§ **Your instructions**
Your answer must be every line of the data that holds the string "ratio".

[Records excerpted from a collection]

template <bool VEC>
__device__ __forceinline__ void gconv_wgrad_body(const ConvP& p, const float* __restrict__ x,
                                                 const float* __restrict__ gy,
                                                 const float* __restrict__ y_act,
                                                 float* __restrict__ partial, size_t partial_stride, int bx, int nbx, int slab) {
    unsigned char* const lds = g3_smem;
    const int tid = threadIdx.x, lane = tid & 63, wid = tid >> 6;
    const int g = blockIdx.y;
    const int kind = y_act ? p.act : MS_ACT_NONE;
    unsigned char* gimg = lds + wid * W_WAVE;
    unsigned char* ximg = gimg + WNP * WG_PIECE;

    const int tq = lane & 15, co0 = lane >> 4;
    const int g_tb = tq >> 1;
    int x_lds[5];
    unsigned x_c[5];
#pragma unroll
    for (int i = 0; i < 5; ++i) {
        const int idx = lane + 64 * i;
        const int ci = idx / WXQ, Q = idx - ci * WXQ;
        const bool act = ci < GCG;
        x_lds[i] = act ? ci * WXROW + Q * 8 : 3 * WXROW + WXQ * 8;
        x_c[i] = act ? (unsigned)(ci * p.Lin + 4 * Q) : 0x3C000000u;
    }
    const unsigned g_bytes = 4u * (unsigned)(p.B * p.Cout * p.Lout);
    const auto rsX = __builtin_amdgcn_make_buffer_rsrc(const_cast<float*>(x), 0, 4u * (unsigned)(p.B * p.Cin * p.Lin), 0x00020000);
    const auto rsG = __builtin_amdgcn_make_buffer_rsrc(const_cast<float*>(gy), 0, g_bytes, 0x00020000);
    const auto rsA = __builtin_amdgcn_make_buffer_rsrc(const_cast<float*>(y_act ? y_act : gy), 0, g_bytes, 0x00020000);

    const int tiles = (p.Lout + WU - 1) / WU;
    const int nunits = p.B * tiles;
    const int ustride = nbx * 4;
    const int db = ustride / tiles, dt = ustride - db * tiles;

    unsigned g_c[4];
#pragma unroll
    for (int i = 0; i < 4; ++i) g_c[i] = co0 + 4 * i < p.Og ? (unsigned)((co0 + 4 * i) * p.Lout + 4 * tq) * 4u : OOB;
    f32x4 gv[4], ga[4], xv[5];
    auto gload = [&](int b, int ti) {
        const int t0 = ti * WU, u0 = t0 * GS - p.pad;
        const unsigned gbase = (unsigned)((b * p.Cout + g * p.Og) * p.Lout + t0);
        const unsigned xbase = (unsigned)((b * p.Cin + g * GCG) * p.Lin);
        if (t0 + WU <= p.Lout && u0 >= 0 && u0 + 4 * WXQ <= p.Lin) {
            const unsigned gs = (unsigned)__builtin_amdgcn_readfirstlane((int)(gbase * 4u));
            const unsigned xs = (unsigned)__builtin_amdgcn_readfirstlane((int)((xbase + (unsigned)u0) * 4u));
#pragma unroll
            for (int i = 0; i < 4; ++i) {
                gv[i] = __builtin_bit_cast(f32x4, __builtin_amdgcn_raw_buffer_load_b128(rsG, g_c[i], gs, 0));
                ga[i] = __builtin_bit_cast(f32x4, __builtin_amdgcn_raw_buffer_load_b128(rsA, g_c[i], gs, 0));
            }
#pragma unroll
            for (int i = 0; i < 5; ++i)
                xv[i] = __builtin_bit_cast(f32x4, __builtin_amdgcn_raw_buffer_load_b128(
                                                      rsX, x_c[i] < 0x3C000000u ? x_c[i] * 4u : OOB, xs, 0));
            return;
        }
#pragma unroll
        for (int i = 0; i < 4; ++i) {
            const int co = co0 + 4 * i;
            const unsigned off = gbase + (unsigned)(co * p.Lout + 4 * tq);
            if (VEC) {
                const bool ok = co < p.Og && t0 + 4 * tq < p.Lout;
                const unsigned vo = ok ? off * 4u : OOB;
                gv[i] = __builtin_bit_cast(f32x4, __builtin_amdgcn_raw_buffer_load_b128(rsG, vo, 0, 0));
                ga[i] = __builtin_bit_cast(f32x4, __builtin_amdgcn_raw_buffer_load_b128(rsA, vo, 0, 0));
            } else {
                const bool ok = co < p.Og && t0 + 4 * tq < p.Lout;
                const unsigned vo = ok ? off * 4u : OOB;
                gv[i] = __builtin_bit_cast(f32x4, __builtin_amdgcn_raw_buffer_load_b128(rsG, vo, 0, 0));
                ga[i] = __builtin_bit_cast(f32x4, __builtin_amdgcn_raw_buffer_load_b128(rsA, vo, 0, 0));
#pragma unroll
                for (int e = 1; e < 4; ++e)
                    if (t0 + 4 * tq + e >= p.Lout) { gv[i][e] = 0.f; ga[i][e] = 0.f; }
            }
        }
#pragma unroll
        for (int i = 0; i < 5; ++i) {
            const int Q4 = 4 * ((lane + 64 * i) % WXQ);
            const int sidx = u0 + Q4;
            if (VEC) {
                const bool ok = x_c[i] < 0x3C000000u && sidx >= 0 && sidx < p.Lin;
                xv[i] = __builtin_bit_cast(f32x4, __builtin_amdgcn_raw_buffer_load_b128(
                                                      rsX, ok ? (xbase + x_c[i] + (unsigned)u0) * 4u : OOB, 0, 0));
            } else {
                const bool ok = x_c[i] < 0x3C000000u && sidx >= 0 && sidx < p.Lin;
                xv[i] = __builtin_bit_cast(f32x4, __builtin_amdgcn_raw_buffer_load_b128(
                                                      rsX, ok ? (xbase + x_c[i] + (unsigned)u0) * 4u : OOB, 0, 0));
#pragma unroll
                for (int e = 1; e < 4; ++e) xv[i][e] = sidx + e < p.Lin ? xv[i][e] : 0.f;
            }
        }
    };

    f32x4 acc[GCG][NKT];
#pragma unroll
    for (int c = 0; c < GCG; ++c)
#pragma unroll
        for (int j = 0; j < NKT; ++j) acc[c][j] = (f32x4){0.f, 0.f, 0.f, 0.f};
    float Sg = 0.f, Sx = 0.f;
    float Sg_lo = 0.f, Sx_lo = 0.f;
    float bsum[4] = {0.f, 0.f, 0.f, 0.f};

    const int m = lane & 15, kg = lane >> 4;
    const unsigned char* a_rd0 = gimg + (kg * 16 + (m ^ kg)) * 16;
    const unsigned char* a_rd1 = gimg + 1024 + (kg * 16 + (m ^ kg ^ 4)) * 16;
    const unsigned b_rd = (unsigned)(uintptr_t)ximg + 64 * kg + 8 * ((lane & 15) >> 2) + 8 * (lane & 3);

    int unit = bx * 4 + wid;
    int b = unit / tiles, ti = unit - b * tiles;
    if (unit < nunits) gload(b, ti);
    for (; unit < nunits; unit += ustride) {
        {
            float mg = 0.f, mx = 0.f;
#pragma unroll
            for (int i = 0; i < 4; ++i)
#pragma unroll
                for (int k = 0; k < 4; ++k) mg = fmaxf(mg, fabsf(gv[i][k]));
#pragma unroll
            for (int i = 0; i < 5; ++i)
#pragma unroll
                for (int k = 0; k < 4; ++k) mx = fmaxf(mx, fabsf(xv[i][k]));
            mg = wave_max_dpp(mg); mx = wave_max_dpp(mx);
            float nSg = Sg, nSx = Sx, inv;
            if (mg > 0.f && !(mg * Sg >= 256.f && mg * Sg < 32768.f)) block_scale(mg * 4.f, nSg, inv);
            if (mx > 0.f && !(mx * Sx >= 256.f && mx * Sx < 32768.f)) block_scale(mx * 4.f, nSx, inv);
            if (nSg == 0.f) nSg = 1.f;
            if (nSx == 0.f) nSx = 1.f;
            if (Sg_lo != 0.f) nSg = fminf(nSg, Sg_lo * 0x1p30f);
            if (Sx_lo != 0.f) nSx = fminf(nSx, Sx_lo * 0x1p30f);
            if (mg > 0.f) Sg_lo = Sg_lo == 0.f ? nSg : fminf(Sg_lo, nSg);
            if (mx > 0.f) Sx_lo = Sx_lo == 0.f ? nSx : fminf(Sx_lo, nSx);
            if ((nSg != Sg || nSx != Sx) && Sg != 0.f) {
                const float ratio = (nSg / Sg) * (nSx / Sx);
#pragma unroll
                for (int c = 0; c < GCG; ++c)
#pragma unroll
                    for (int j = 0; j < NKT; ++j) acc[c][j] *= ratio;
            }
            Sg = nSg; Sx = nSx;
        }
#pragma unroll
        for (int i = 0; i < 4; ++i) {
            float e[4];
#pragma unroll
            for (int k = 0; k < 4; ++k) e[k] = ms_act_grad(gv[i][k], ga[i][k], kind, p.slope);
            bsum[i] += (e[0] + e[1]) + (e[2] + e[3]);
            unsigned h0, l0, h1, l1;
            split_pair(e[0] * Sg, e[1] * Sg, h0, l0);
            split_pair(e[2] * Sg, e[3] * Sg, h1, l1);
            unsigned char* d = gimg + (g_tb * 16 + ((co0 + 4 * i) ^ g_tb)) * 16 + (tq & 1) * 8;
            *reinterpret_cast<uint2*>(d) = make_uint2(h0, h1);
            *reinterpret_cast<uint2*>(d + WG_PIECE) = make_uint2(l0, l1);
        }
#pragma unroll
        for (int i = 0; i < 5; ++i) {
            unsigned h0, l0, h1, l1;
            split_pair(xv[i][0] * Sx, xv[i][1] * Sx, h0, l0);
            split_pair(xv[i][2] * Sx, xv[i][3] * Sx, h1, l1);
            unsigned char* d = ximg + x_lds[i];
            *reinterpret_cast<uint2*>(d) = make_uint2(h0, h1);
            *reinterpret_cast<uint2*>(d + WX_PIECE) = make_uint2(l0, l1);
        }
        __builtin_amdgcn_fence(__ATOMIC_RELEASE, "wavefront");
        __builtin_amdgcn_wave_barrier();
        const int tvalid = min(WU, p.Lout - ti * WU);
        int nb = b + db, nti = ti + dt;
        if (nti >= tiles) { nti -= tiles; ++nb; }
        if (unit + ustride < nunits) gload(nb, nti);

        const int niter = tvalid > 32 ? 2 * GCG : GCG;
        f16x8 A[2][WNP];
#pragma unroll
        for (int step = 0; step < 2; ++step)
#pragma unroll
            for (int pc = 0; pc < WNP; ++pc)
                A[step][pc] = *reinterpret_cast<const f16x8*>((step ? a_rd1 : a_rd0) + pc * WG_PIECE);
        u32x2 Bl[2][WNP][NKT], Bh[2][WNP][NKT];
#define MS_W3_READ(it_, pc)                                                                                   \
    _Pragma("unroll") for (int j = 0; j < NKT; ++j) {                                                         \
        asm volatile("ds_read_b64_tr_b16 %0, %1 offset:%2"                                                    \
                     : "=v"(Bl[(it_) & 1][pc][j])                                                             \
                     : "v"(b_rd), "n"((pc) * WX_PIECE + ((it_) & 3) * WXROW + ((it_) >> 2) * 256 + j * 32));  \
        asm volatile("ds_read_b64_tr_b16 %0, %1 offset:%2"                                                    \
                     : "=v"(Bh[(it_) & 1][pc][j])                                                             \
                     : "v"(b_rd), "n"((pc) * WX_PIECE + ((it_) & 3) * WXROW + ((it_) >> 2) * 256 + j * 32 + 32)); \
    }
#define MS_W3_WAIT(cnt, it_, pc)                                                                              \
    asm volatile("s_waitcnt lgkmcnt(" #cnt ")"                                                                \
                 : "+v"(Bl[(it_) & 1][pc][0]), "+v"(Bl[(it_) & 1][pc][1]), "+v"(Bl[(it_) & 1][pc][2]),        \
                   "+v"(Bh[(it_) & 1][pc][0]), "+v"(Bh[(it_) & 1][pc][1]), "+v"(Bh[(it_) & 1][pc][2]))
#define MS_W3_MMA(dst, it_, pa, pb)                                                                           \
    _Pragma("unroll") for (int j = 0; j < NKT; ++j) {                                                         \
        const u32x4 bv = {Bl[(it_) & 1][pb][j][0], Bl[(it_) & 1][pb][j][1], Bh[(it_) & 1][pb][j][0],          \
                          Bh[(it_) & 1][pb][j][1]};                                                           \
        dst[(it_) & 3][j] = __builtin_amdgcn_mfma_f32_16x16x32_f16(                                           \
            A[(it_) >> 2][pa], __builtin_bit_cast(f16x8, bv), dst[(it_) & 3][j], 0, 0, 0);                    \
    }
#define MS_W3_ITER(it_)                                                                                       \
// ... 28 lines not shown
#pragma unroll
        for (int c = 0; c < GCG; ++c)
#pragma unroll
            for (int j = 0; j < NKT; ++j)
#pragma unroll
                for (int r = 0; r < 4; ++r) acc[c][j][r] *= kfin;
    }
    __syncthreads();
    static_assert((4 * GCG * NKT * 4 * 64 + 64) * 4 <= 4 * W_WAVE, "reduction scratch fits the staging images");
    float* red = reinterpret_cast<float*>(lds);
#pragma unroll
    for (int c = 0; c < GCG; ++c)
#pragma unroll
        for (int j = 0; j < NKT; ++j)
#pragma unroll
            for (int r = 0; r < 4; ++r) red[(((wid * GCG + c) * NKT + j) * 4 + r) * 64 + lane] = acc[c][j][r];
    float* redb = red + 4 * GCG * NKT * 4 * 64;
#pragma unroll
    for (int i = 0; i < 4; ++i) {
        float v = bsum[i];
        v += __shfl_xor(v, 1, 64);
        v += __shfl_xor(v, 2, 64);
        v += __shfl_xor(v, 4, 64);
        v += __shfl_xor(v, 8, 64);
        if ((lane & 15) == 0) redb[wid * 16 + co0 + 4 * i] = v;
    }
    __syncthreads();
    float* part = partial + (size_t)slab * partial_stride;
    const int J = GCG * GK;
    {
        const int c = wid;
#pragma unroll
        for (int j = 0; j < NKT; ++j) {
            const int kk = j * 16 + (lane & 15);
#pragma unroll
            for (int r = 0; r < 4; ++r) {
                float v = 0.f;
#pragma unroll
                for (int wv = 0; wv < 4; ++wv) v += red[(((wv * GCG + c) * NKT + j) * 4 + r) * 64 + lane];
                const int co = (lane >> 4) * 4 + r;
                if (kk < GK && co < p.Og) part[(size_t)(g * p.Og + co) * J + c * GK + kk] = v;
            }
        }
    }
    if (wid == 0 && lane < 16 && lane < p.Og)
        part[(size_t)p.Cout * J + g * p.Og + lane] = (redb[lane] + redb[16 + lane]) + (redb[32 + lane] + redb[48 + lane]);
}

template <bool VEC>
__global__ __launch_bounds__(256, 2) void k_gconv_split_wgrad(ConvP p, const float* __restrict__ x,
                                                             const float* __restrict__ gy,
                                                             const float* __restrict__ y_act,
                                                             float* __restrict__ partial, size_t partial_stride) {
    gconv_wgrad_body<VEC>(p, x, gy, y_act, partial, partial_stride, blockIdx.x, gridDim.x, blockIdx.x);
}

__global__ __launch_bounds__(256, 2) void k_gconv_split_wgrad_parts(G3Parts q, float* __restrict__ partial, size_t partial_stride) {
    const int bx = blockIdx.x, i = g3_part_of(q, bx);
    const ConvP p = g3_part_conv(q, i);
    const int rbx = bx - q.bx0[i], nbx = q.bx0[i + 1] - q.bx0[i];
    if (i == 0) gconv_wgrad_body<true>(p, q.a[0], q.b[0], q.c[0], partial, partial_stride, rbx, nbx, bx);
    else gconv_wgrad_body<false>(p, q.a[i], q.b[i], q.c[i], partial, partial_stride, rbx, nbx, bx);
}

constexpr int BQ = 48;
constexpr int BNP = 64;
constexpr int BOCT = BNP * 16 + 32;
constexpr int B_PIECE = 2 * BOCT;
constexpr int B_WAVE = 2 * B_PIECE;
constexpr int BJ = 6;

§ **Task answer**
                const float ratio = (nSg / Sg) * (nSx / Sx);
                    for (int j = 0; j < NKT; ++j) acc[c][j] *= ratio;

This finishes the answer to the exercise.